Catalist-LLC / unemployment

This is the source code used to produce DEEP-MAPS estimates of the labor force, as described in the included working paper.
Other
32 stars 6 forks source link

trying to use the model #1

Open idahopotato1 opened 4 years ago

idahopotato1 commented 4 years ago

Thank you for posting the model. it is great. I do have three questions.

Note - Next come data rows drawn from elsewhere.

struct SiteLists {
    uint32_t *site_cnt;
    uint32_t *win_list;
    uint32_t *redo_list;
    uint32_t *win_n;
    const int32_t *bc_win;
};
template <class EV, int MODE>
__device__ __forceinline__ void consensus_window(const ConsArgs &A, const uint32_t gw, const SiteLists &L, const EvSlab *slab = nullptr)
{
    __shared__ Tally<EV> S;
    __shared__ uint32_t s_anydev;
    const int lane = threadIdx.x;
    const uint4 gt = A.gwin_tab[gw];
    const uint32_t r = gt.x, pbase = gt.y, n_ovl = gt.z;
    const int g = (int)gt.w;
    const int xlen = A.read_len[r];
    const int gs = g * FSV_WINDOW, glen = min(FSV_WINDOW, xlen - gs);
    S.stage_backbone(lane, A.store + A.word_off[r], gs, xlen);
    uint8_t *dst = A.cwin + (size_t)gw * FSV_CW_STRIDE;
    if (A.read_dirty && !A.read_dirty[r]) {
        __syncthreads();
        for (int c = lane; c < glen; c += 64) dst[c] = (uint8_t)S.xb(gs, gs + c);
        if (lane == 0) { A.cwin_len[gw] = (uint16_t)glen; if (MODE == 1) L.site_cnt[gw] = 0u; }
        return;
    }
    S.reset(lane);
    if constexpr (EV::deep) { if (lane == 0) S.ev = *slab; }
    if (lane == 0) s_anydev = 0;
    __syncthreads();
    for (uint32_t oi = lane; oi < n_ovl; oi += 64) {
        const uint4 oc = A.ovl_c[pbase + oi];
        const int o_x_s = (int)oc.x, o_n_win = (int)(oc.z & 0x7fffffffu);
        const int j = g - o_x_s / FSV_WINDOW;
        if (!(oc.z >> 31) || j < 0 || j >= o_n_win) continue;
        const uint32_t ti = oc.y + (uint32_t)j;
        const fsv_wpath *P = A.paths + ti;
        const uint4 h0 = *reinterpret_cast<const uint4 *>(P);
        const uint2 h1 = *reinterpret_cast<const uint2 *>((const uint8_t *)P + 16);
        uint2 pv[13];
        load_path_ops(P, pv);
        atomicAdd(&S.cover, 1u);
        if ((h0.w & 0xffu) != 1u) continue;
        const bool clean_path = (int16_t)(h0.z >> 16) == 0;
        const uint32_t nz = clean_path ? 0u : S.stage_path(lane, pv);
        const int ry_start = (int)h0.x, plen = (int)(int16_t)(h0.z & 0xffffu);
        const uint32_t y_word = h1.x; const int y_len = (int)h1.y, y_rev = (int)((h0.w >> 8) & 0xffu);
        const int xs = max(gs, o_x_s) - gs;
        bool pend = false;
        if (j > 0 && A.junction_vote) {
            const uint4 hp = *reinterpret_cast<const uint4 *>(A.paths + ti - 1);
            if ((hp.w & 0xffu) == 1u) {
                const int gap = ry_start - (int)hp.y - 1;
                if (gap > 0 && xs == 0) {
                    pend = true;
                    if (gap <= FSV_INS_MAXLEN) {
                        uint32_t key = (uint32_t)gap << 24;
                        for (int b = 0; b < gap; b++) key |= fsv_base_at(A.store, y_word, y_len, y_rev, ry_start - gap + b) << (2 * b);
                        S.add_event(0, key);
                    }
                }
            }
        }
        if (pend || nz) s_anydev = 1u;
        int n2 = 0;
        if (clean_path) { if (pend) S.cnt_add(xs, 5u); }
        else n2 = cons_walk(S, S.path[lane], nz, plen, xs, glen, pend, A.store, y_word, y_len, y_rev, ry_start);
        atomicAdd(&S.cov[xs], 1);
        atomicAdd(&S.cov[xs + plen - n2], -1);
    }
    __syncthreads();
    const bool verbatim = S.cover < 3u || s_anydev == 0u;
    if (A.cov3 && lane == 0) A.cov3[gw] = S.cover >= 3u ? 1 : 0;
    if constexpr (!EV::deep) {
        if (lane == 0 && (S.evn > S.ev.cap() || (A.deep_list && S.cover > 255u))) {
            if (!A.deep_list) atomicOr(&A.warn[r], (uint32_t)FSV_W_INS_EVENTS);
            else if (!verbatim) deep_push(A.deep_list, A.deep_n, A.deep_cap, gw, S.evn);
        }
    }
    const int bc_lo = (MODE == 1 && L.bc_win) ? L.bc_win[3 * (size_t)gw + 1] : 1, bc_hi = (MODE == 1 && L.bc_win) ? L.bc_win[3 * (size_t)gw + 2] : 0;
    bool site = false;
    int c0, c1;
    lane_columns(lane, glen, c0, c1);
    const bool differs = S.decide_columns(lane, c0, c1, gs, glen, xlen, verbatim, A.ins_dag, [&](int c, int arrived, bool) {
        if (MODE != 1) return;
        int oa[4], alt;
#pragma unroll
        for (int b = 0; b < 4; b++) oa[b] = (int)S.cnt_get(c, (uint32_t)b);
        if (oa[0] + oa[1] + oa[2] + oa[3] > 1 && c >= bc_lo && c <= bc_hi) site = true;
        if (split_sub_site(oa, (int)S.cnt_get(c, 4u), arrived, alt)) site = true;
    });
    if (differs && A.changed) A.changed[r] = 1u;
    if (MODE == 1) {
        const bool any_site = __ballot(site) != 0ull || (L.bc_win && L.bc_win[3 * (size_t)gw]);
        if (lane == 0) {
            L.site_cnt[gw] = any_site ? FSV_SITE_MARK : 0u;
            if (any_site) L.win_list[atomicAdd(&L.win_n[0], 1u)] = gw;
        }
    }
    uint8_t (*s_out)[14] = S.out();
    uint32_t mine = 0;
    for (int c = c0; c < c1; c++) mine += s_out[c][0];
    const int incl = wave_incl_sum((int)mine, lane);
    uint32_t off = (uint32_t)incl - mine;
    const uint32_t tot = (uint32_t)__shfl(incl, 63, 64);
    if (tot > FSV_CW_STRIDE) {
        for (int c = lane; c < glen; c += 64) dst[c] = (uint8_t)S.xb(gs, gs + c);
        if (lane == 0) { A.cwin_len[gw] = (uint16_t)glen; atomicOr(&A.warn[r], (uint32_t)FSV_W_WINDOW_KEPT); }
        return;
    }
    for (int c = c0; c < c1; c++) for (int b = 0; b < s_out[c][0]; b++) dst[off++] = s_out[c][1 + b];
    if (lane == 0) A.cwin_len[gw] = (uint16_t)tot;
}

template <int EVC, int MODE>
__global__ __launch_bounds__(64) void k_consensus(ConsArgs A, uint32_t n_gwin, SiteLists L)
{
    uint32_t gw;
    if (xcd_block(n_gwin, gw)) consensus_window<EvLds<EVC>, MODE>(A, gw, L);
}

template <int EVC>
__global__ __launch_bounds__(64) void k_consensus_redo(ConsArgs A, SiteLists L)
{
    const uint32_t n = L.win_n[1];
    for (uint32_t i = blockIdx.x; i < n; i += gridDim.x) {
        consensus_window<EvLds<EVC>, 0>(A, L.redo_list[i], L);
        __syncthreads();
    }
}

struct DeepSlabs {
    uint32_t *base; uint32_t cap;
    uint32_t *max_events;
    __device__ __forceinline__ EvSlab of_block(uint32_t b) const
    {
        uint32_t *p = base + (size_t)b * 3u * cap;
        return EvSlab{p, p + cap, p + 2 * (size_t)cap, cap};
    }
};
__global__ __launch_bounds__(64) void k_consensus_deep(ConsArgs A, SiteLists L, DeepSlabs D)
{
    const uint32_t n = min(*A.deep_n, A.deep_cap);
    const EvSlab ev = D.of_block(blockIdx.x);
    for (uint32_t i = blockIdx.x; i < n; i += gridDim.x) {
        const uint2 e = A.deep_list[i];
        if (threadIdx.x == 0) atomicMax(D.max_events, e.y);
        consensus_window<EvSlab, 0>(A, e.x, L, &ev);
        __syncthreads();
    }
}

  1. in the 03_state_claims_weekly_analysis.R, there is a shell function "04_upload_to_server.sh". I don't see the sh file anywhere. Is it to upload the data to Vertica?
  2. I couldn't find the table structure you created in Vertica. I tried to change it to sqlite but without the table structures, it is difficult to make it work with the following codes. Would you share what the table or tables look like?
  3. There is a twoway2016.rds file mentioned in the code but I don't see it anywhere or see it being created anywhere? would you mind share that as well? Thank you again for the great work. This is very helpful to a project of mine. Thank you
yghitza commented 4 years ago

Sorry slow to respond! Answers:

For #1 and #3, you shouldn't need access to those files. 03_state_claims_weekly_analysis.R is something I used to make a graph comparing unemployment claims by state to 2016 election results. Sorry for the confusion, I'll probably delete that from the repo.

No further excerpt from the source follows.